What is the probability of getting 2 successes when 3 dice are rolled once, and then one die is optionally rerolled?
$$
n = \text{Number of dice} = 3
$$
$$
p_s = \text{Single die success probability (when the face is 3 or more)} = \frac{1}{2}
$$
$$
k = \text{Number of successful die} \in 0, 1, 2, 3
$$
$$
P(n, k, p) = \binom{n}{k}p^k(1-p)^{n-k}
$$
The probability of getting 2 success $(k=2)$ if each die is rolled only once $(p = p_s = \frac{1}{2})$ is
$$
P\left(3,\ 2,\ \frac{1}{2}\right) = \binom{3}{2}\left(\frac{1}{2}\right)^2\left(1-\frac{1}{2}\right)^{3-2} = \frac{3}{8} = 0.375
$$
If we have the option to reroll any failed die once, then
$$
p = p_s + (1-p_s)p_s = \frac{3}{4}\\
$$
and
$$
P\left(3,\ 2,\ \frac{3}{4}\right) = \binom{3}{2}\left(\frac{3}{4}\right)^2\left(1-\frac{3}{4}\right)^{3-2} = \frac{27}{64} = 0.421875
$$
Following the principles from this answer: Fair and Unfair coin Probability
Out of the 3 dice, 2 $(n_{1,2} = 2)$ are rolled once $(p_{1,2} = p_s = \frac{1}{2})$ and 1 die $(n_3 = 1)$ is rolled twice $(p_3 = p_s + (1 – p_s)p_s = \frac{3}{4})$
The probability of rolling 2 successes when all three dice are rolled and then one is rerolled is:
$$P(\text{Rolling 2 successes on the 1-roll dice})\times P(\text{Rolling 0 successes on the 2-roll die})$$
$$+\ P(\text{Rolling 1 success on the 1-roll dice})\times P(\text{Rolling 1 success on the 2-roll die})$$
$$= P\left(2,\ 2,\ \frac{1}{2}\right)\cdot P\left(1,\ 0,\ \frac{3}{4}\right) + P\left(2,\ 1,\ \frac{1}{2}\right)\cdot P\left(1,\ 1,\ \frac{3}{4}\right)$$
$$= \binom{2}{2}\left(\frac{1}{2}\right)^2\left(1 – \frac{1}{2}\right)^{2 – 2}\cdot\binom{1}{0}\left(\frac{3}{4}\right)^0\left(1 – \frac{3}{4}\right)^{1 – 0}$$
$$ + \binom{2}{1}\left(\frac{1}{2}\right)^1\left(1 – \frac{1}{2}\right)^{2 – 1}\cdot\binom{1}{1}\left(\frac{3}{4}\right)^1\left(1 – \frac{3}{4}\right)^{1 – 1}$$
$$= \frac{7}{16} = 0.4375$$
However this seems wrong because it's greater than if I were to roll 3 dice with rerolling $P\left(3,\ 2,\ \frac{3}{4}\right) = \frac{27}{64} = 0.421875$
What am I missing?
Best Answer
It seems to me now that there was a misunderstanding regarding your first question. In that question, you didn't state that you stop if you get the desired number of successes on the first attempt ("What is the probability of having exactly $k$ successes from $n$ coins if all $n$ coins are flipped and there are $x$ successes, then $n - x$ coins are re-flipped to give the additional $k - x$ successes?") This (and the fact that you were expecting the success probabilities to add up to $1$) led me to think that you always reflip the failed coins, independent of the result of the first flip. Now I see from the fact that you had $P(2)=f(2)+\cdots$ instead of $P(2)=f(2)f(0)+\cdots$ and $P(1)=f(1)+\cdots$ instead of $P(1)=f(1)f(0)+\cdots$, and from the way you're now trying to apply my answer, that apparently you meant all along that you stop if the first flip gives you the $k$ successes.

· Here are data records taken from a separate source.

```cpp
static void gemm_nt_setup() {
    (void)hipFuncSetAttribute((const void*)gemm_nt_kernel<2, false>, hipFuncAttributeMaxDynamicSharedMemorySize, NT_LDS_BYTES);
    (void)hipFuncSetAttribute((const void*)gemm_nt128t_kernel, hipFuncAttributeMaxDynamicSharedMemorySize, NT_LDS_BYTES);
    (void)hipFuncSetAttribute((const void*)gemm_nt64_kernel<8>, hipFuncAttributeMaxDynamicSharedMemorySize, 8 * 16384);
    (void)hipFuncSetAttribute((const void*)gemm_nt64_kernel<4>, hipFuncAttributeMaxDynamicSharedMemorySize, 4 * 16384);
    (void)hipFuncSetAttribute((const void*)gemm_nt_kernel<2, true>, hipFuncAttributeMaxDynamicSharedMemorySize, NT_LDS_BYTES);
#define W35(F) (void)hipFuncSetAttribute((const void*)gemm_ntr_kernel<(F), 3, 5>, hipFuncAttributeMaxDynamicSharedMemorySize, NTR_LDS);
#define BOTH(F) (void)hipFuncSetAttribute((const void*)gemm_ntr_kernel<(F), 4, 4>, hipFuncAttributeMaxDynamicSharedMemorySize, NTR_LDS); W35(F)
    NT_EPILOGUES(BOTH, W35)
#undef BOTH
#undef W35
    hipDeviceProp_t pr;
    int dev = 0;
    (void)hipGetDevice(&dev);
    if (hipGetDeviceProperties(&pr, dev) == hipSuccess) g_ncu_all = pr.multiProcessorCount;
}

static int nt_ct_flags(int flags) {
    switch (flags) {
#define X(F) case (F):
        NT_EPILOGUES(X, X)
#undef X
            return flags;
        default: return -1;
    }
}
static void ntr_launch(int ct_flags, bool use35, dim3 grid, hipStream_t stream, const dicow_gemm_args& a) {
#define W35(F) case (F): hipLaunchKernelGGL((gemm_ntr_kernel<(F), 3, 5>), grid, dim3(256), NTR_LDS, stream, a); break;
#define BOTH(F) case (F):                                                                                                       \
        if (use35) hipLaunchKernelGGL((gemm_ntr_kernel<(F), 3, 5>), grid, dim3(256), NTR_LDS, stream, a);                       \
        else hipLaunchKernelGGL((gemm_ntr_kernel<(F), 4, 4>), grid, dim3(256), NTR_LDS, stream, a);                             \
        break;
    switch (ct_flags) { NT_EPILOGUES(BOTH, W35) }
#undef BOTH
#undef W35
}

enum nt_family_t {
    NT_FAM_SKINNY,
    NT_FAM_RING,
    NT_FAM_64,
    NT_FAM_128T,
    NT_FAM_GENERIC
};
struct nt_plan_t {
    nt_family_t family;
    bool off32, big;
    int grid;
    int stages64;
    bool use35;
    int colsum_rows;
    int ncu;
    bool wide_ok;
    int64_t w35, w44;
    int splitk;
};
struct nt_knobs_t { int variant, big_tiles; };

static int nt_splitk_count(const dicow_gemm_args& a, int64_t tiles128) {
    if (a.batch > 1 || (a.flags & ~DICOW_EPI_OUT_F32) != 0 || a.bias || a.residual || a.aux) return 1;
    if (a.K % BK != 0 || a.K < 8192 || a.M <= 16) return 1;
    if (tiles128 >= 2 * g_ncu_all) return 1;
    const int nk = a.K / BK;
    int best = 1;
    for (int sp = 2; sp <= 64; ++sp) {
        if (nk % sp != 0 || nk / sp < 16) continue;
        best = sp;
        if (tiles128 * sp >= 2 * g_ncu_all) break;
    }
    return best;
}

static nt_plan_t nt_plan(const dicow_gemm_args& a, int ncu, int variant = 0, int big_tiles = NT_BIG_TILES) {
    nt_plan_t p = {};
    const int batch = a.batch > 0 ? a.batch : 1;
    const int64_t tiles128 = (int64_t)dicow_cdiv(a.M, BM) * dicow_cdiv(a.N, BN);
// ... 866 lines not shown
```

ts-asr-whisper_amd/engine.py:

```python
import contextlib
import os
from types import SimpleNamespace as NS

import torch

from . import _lib as L
from . import ops

BF16, F32 = torch.bfloat16, torch.float32
CLS = ("silence_linear", "target_linear", "non_target_linear", "overlap_linear")


def _e(shape, dtype, dev):
    return torch.empty(shape, dtype=dtype, device=dev)


def _ceil(a, b):
    return (a + b - 1) // b * b


WGRAD_SIDE_STREAM = os.environ.get("DICOW_WGRAD_STREAM", "0") == "1"
WGRAD_STREAM_PRIORITY = int(os.environ.get("DICOW_WGRAD_STREAM_PRIORITY", "-1"))
_WGRAD_STREAMS = {}

# ... 12 lines not shown
SPLIT_DEC = os.environ.get("DICOW_SPLIT_DEC", "1") != "0"
SPLIT_BWD = os.environ.get("DICOW_SPLIT_BWD", "1") != "0"
SPLIT_BWD_WGRAD = os.environ.get("DICOW_SPLIT_BWD_WGRAD", "alt")
SPLIT_BWD_MEM_FRACTION = float(os.environ.get("DICOW_SPLIT_BWD_MEM_FRACTION", "0.6"))
SPLIT_IN_CAPTURE = os.environ.get("DICOW_SPLIT_IN_CAPTURE", "0") == "1"
SPLIT_FWD_PARTS = int(os.environ.get("DICOW_SPLIT_FWD_PARTS", "2"))
_FWD_STREAMS = {}


def _split_allowed():
    return SPLIT_IN_CAPTURE or not torch.cuda.is_current_stream_capturing()


def fwd_side_stream(dev, k=0):
    cur = torch.cuda.current_stream(dev)
    key = (dev.index, cur.cuda_stream, k)
    st = _FWD_STREAMS.get(key)
    if st is None:
        st = _FWD_STREAMS[key] = torch.cuda.Stream(device=dev, priority=-1)
    return st


def _fwd_parts(B, T, dev):
    n = SPLIT_FWD_PARTS if (SPLIT_FWD_PARTS > 2 and B % SPLIT_FWD_PARTS == 0) else 2
    main_st, Bp = torch.cuda.current_stream(dev), B // n
    parts = []
    for k in range(n):
        st = main_st if k == 0 else fwd_side_stream(dev, k - 1)
        if k:
            st.wait_stream(main_st)
        parts.append((st, slice(k * Bp * T, (k + 1) * Bp * T), slice(k * Bp, (k + 1) * Bp)))
    return main_st, parts, Bp


class GradSink:

    def __init__(self, params, dev, extra_rows=None):
        self.index, self.direct = {}, {}
        off = 0
        extra_rows = extra_rows or {}
        for p in params:
            if p is None or not p.requires_grad or id(p) in self.index or id(p) in self.direct:
                continue
            if getattr(p, "_direct_grad", None) is not None:
                self.direct[id(p)] = p._direct_grad
                continue
            n = p.numel() + extra_rows.get(id(p), 0)
            self.index[id(p)] = (off, p.shape, p.numel())
            off += _ceil(n, 64)
        self.flat = torch.zeros(max(off, 1), dtype=F32, device=dev)

    def get(self, p):
        if p is None:
            return None
        if id(p) in self.direct:
            return self.direct[id(p)]
        if id(p) not in self.index:
            return None
        off, shape, n = self.index[id(p)]
        return self.flat[off:off + n].view(shape)

    def result(self, p):
        return None if (p is None or id(p) in self.direct) else self.get(p)

    def is_direct(self, p):
        return p is not None and id(p) in self.direct

    def raw(self, p, n):
        if id(p) in self.direct:
            d = self.direct[id(p)]
            assert d.numel() == n, "GradSink.raw: a flat-store gradient has no padding rows"
            return d.view(-1)
        off, _, _ = self.index[id(p)]
        return self.flat[off:off + n]


class LinW:
    __slots__ = ("w", "wt", "b", "N", "K")


_BIAS_COPIES = None


def prep_linear(weights, biases, dev, need_t=True, n_pad=None, scale_info=None, bias_buf=None):
    K = weights[0].shape[1]
    Ns = [w.shape[0] for w in weights]
    N = sum(Ns)
    Np = N if n_pad is None else n_pad
    lw = LinW()
    lw.N, lw.K = Np, K
    lw.w = torch.zeros(Np, K, dtype=BF16, device=dev) if Np != N else _e((Np, K), BF16, dev)
    lw.wt = (torch.zeros(K, Np, dtype=BF16, device=dev) if Np != N else _e((K, Np), BF16, dev)) if need_t else None
    off = 0
    for w, n in zip(weights, Ns):
        ops.cast_transpose_bf16(w.detach(), out=lw.w[off:off + n], out_t=None if lw.wt is None else lw.wt[:, off:off + n],
                                ld=K, ld_t=Np)
        off += n
    if biases is None or all(b is None for b in biases):
        lw.b = None
    else:
        if bias_buf is not None and _BIAS_COPIES is not None and len(Ns) > 1:
            off = 0
            for b, n in zip(biases, Ns):
                if b is not None:
                    _BIAS_COPIES.append((bias_buf[off:off + n], b.detach()))
                off += n
            lw.b = bias_buf
        else:
            parts = [(b.detach() if b is not None else torch.zeros(n, dtype=F32, device=dev)) for b, n in zip(biases, Ns)]
            lw.b = parts[0] if len(parts) == 1 else torch.cat(parts)
    return lw


def prep_attention(att, dev, fuse_qkv=True, bias_buf=None):
    a = NS()
    if fuse_qkv:
        a.qkv = prep_linear([att.q_proj.weight, att.k_proj.weight, att.v_proj.weight],
                            [att.q_proj.bias, None, att.v_proj.bias], dev, bias_buf=bias_buf)
    else:
        a.q = prep_linear([att.q_proj.weight], [att.q_proj.bias], dev)
        a.kv = prep_linear([att.k_proj.weight, att.v_proj.weight], [None, att.v_proj.bias], dev)
    a.o = prep_linear([att.out_proj.weight], [att.out_proj.bias], dev)
    return a


def fddt_ptrs(fddt, cfg):
    if fddt is None:
        return ops.MODE_NONE, (None,) * 4, (None,) * 4
    w, b = [], []
    for c in CLS:
        m = getattr(fddt, c, None)
        if fddt.bias_only:
            w.append(None)
            b.append(None if m is None else m)
        else:
            w.append(None if m is None else m.weight)
            b.append(None if m is None else m.bias)
    return (ops.MODE_BIAS if fddt.bias_only else ops.MODE_DIAG), tuple(w), tuple(b)


def fddt_is_full(fddt):
    return fddt is not None and not fddt.is_diagonal


def prep_full_fddt(fddt, dev):
    D = fddt.d_model
    w = NS(use=0)
    w.Wc = torch.zeros(4 * D, D, dtype=BF16, device=dev)
    w.Wct = torch.zeros(D, 4 * D, dtype=BF16, device=dev)
    w.bias = torch.zeros(4 * D, dtype=F32, device=dev)
    for c, name in enumerate(CLS):
        m = getattr(fddt, name, None)
        if m is not None:
            w.use |= 1 << c
            ops.cast_transpose_bf16(m.weight.detach(), out=w.Wc[c * D:(c + 1) * D], out_t=w.Wct[:, c * D:(c + 1) * D], ld=D, ld_t=4 * D)
            w.bias[c * D:(c + 1) * D] = m.bias.detach()
    return w


def full_fddt_fwd(w, h, stno, bstride, rows, T, D):
    hb = h if h.dtype == BF16 else ops.cast_bf16(h)
    y4 = _e((rows, 4 * D), BF16, h.device)
    ops.gemm_nt(hb, w.Wc, y4, rows, 4 * D, D, bias=w.bias)
    out = _e((rows, D), F32, h.device)
    L.call("dicow_fddt_full_combine_fwd", y4.data_ptr(), h.data_ptr(), int(h.dtype == BF16), stno.data_ptr(), bstride, w.use,
           out.data_ptr(), rows, T, D, L.stream())
    return out, hb


def full_fddt_bwd(fddt, w, hb, g, stno, bstride, G, rows, T, D):
    dev = g.device
    d_y4 = torch.zeros(rows, 4 * D, dtype=BF16, device=dev)
    gh = _e((rows, D), F32, dev)
    L.call("dicow_fddt_full_combine_bwd", g.data_ptr(), stno.data_ptr(), bstride, w.use, d_y4.data_ptr(), gh.data_ptr(), rows, T, D,
           L.stream())
    ops.gemm_nt(d_y4, w.Wct, gh, rows, D, 4 * D, flags=L.EPI_ACCUM)
    for c, name in enumerate(CLS):
        m = getattr(fddt, name, None)
        if m is None:
            continue
        sl = d_y4[:, c * D:(c + 1) * D]
        if G.get(m.bias) is not None:
            ops.colsum_bf16(sl, G.get(m.bias))
        if G.get(m.weight) is not None:
            ops.gemm_tn(sl, hb, G.get(m.weight), rows, D, D, lda=4 * D, ldb=D, ldc=D)
    return gh


QK_LOG2 = os.environ.get("DICOW_QK_LOG2", "1") != "0"
FUSE_NEXT_FDDT = True
LN_FOLD = os.environ.get("DICOW_LN_FOLD", "0") == "1"
Q_SCALE = 0.125 * (ops.LOG2E if QK_LOG2 else 1.0)


def linear_fwd(x, lw, M, out_dtype=BF16, residual=None, gelu_aux=None, flags=0, scale=1.0, scale_ncols=0, out=None, fddt=None):
    dev = x.device
    if out is None:
        out = _e((M, lw.N), out_dtype, dev)
    ops.gemm_nt(x, lw.w, out, M, lw.N, lw.K, bias=lw.b, residual=residual, aux=gelu_aux,
                flags=flags | ((L.EPI_GELU | L.EPI_GELU_DAUX) if gelu_aux is not None else 0), scale=scale, scale_ncols=scale_ncols, fddt=fddt)
    return out


def linear_dgrad(dy, lw, M, aux=None, out=None, out_dtype=BF16, accumulate=False, dy_cols=None, colsum_out=None):
# ... 769 lines not shown
        for i in range(nl - 1, lo - 1, -1):
            lyr, w, Ls = enc.layers[i], W.layers[i], S.layers[i]
            att, ln, ln2 = lyr.self_attn, lyr.self_attn_layer_norm, lyr.final_layer_norm
            fd = enc.fddts[i] if (cfg.use_fddt and i < len(enc.fddts)) else None
            mode, fw, fb = fddt_ptrs(fd, cfg)
            prev_b2 = enc.layers[i - 1].fc2.bias if i > 0 else None
            d_u, d_xln2 = _e((rows, F_), BF16, dev), _e((rows, D), BF16, dev)
            g2, g2b, d_o = _e((rows, D), F32, dev), _e((rows, D), BF16, dev), _e((rows, D), BF16, dev)
            d_qkv, d_xln = _e((rows, 3 * D), BF16, dev), _e((rows, D), BF16, dev)
            g0, g0b = _e((rows, D), F32, dev), (_e((rows, D), BF16, dev) if i > 0 else None)
            keep += [d_u, d_xln2, g2, g2b, d_o, d_qkv, d_xln, g0, g0b, g, gb]
            qkv = Ls.qkv
            evs = []
            for k, (st_, r, bsl) in enumerate(parts):
                gg = G.get if k == 0 else shget
                with torch.cuda.stream(st_):
                    linear_dgrad(gb[r], w.fc2, rh, aux=Ls.u[r], colsum_out=gg(lyr.fc1.bias), out=d_u[r])
                    linear_dgrad(d_u[r], w.fc1, rh, out=d_xln2[r])
                    ops.fddt_ln_bwd(Ls.h2[r], rh, D, mode=ops.MODE_NONE, ln_w=ln2.weight.detach(), mean=Ls.mean2[r], rstd=Ls.rstd2[r],
                                    d_y=d_xln2[r], g_res=g[r], g_out=g2[r], g_out_bf16=g2b[r], dln_w=gg(ln2.weight), dln_b=gg(ln2.bias),
                                    colsum_out=gg(att.out_proj.bias))
                    linear_dgrad(g2b[r], w.att.o, rh, out=d_o[r])
                    delta = _e((2, Bh, H, T), F32, dev)
                    ops.attn_bwd(heads(qkv[r][:, :D], Bh, T, H), heads(qkv[r][:, D:2 * D], Bh, T, H), heads(qkv[r][:, 2 * D:], Bh, T, H),
                                 heads(Ls.o[r], Bh, T, H), heads(d_o[r], Bh, T, H), Ls.lse[bsl], delta, heads(d_qkv[r][:, :D], Bh, T, H),
                                 heads(d_qkv[r][:, D:2 * D], Bh, T, H), heads(d_qkv[r][:, 2 * D:], Bh, T, H), dq_scale=0.125, q_log2=QK_LOG2,
                                 dq_colsum=gg(att.q_proj.bias), dv_colsum=gg(att.v_proj.bias))
                    linear_dgrad(d_qkv[r], w.att.qkv, rh, out=d_xln[r])
                    ops.fddt_ln_bwd(Ls.h_in[r], rh, D, mode=mode, stno=S.stno[bsl.start * sstep:], stno_bstride=Ls.bstride, T=T, w=fw, b=fb,
                                    ln_w=ln.weight.detach(), mean=Ls.mean[r], rstd=Ls.rstd[r], d_y=d_xln[r], g_res=g2[r], g_out=g0[r],
                                    g_out_bf16=g0b[r] if g0b is not None else None, dln_w=gg(ln.weight), dln_b=gg(ln.bias),
                                    dw=tuple(gg(x) for x in fw), db=tuple(gg(x) for x in fb), colsum_out=gg(prev_b2))
                    keep.append(delta)
                    evs.append(st_.record_event())
            tg = ops.TnGroup()
            linear_wgrad(gb, Ls.a, G.get(lyr.fc2.weight), rows, group=tg, param=lyr.fc2.weight)
            linear_wgrad(d_u, Ls.xln2, G.get(lyr.fc1.weight), rows, group=tg, param=lyr.fc1.weight)
            linear_wgrad(g2b, Ls.o, G.get(att.out_proj.weight), rows, group=tg, param=att.out_proj.weight)
            qkv_wgrad(d_qkv, Ls.xln, G.get(att.q_proj.weight), G.get(att.k_proj.weight), G.get(att.v_proj.weight), rows, D, group=tg,
                      params=(att.q_proj.weight, att.k_proj.weight, att.v_proj.weight))
            if pending is not None:
                finish(pending)
            pending = (i, tg, evs[0], evs[1])
            g, gb = g0, g0b
        finish(pending)
        while deferred:
            settle(deferred.pop(0))
        main_st.wait_stream(side_st)
        if third_st is not None:
            main_st.wait_stream(third_st)
        if lo > 0:
            pb = enc.layers[lo - 1].fc2.bias
            if G.get(pb) is not None:
                G.get(pb).add_(sh.view[id(pb)])
        del keep
        return g, gb

    def _stem_backward(self, S, g, G):
        enc, cfg, W = self.enc, self.cfg, self.W
        dev = g.device
        T, D = S.T, cfg.d_model
        B, Tin, M = S.B0, 2 * T, cfg.num_mel_bins
        rows = B * T
        gpos = G.get(enc.embed_positions.weight)
        if gpos is not None:
            ops.sum_over_batch(g.view(B, T * D), gpos)
        conv_train = enc.conv1.weight.requires_grad or enc.conv2.weight.requires_grad or enc.conv1.bias.requires_grad
        init_fddt = enc.initial_fddt if (cfg.use_fddt and cfg.use_pre_pos_fddt) else None
        mode, fw, fb = fddt_ptrs(init_fddt, cfg)
        dw = tuple(G.get(x) for x in fw)
        db = tuple(G.get(x) for x in fb)
        if not conv_train and all(x is None for x in dw + db):
            return
        if W.full_init is not None:
            d_x2 = ops.cast_bf16(full_fddt_bwd(init_fddt, W.full_init, S.x2b, g, S.stno, 4 * T, G, rows, T, D))
        else:
            d_x2 = _e((rows, D), BF16, dev)
            ops.fddt_ln_bwd(S.x2, rows, D, mode=mode, stno=S.stno, T=T, w=fw, b=fb, g_res=g, g_out_bf16=d_x2, dw=dw, db=db)
        if not conv_train:
            return
        conv_stem_bwd(enc, W, S.stem, d_x2, G)
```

In that case, my answer to that other question is wrong, and that also explains what's going wrong here: Your result $\frac{27}{64}$ is the probability to get exactly $2$ successes if all failed coins are reflipped, even if the first flip yielded exactly $2$ successes. This is less than the probability you actually want.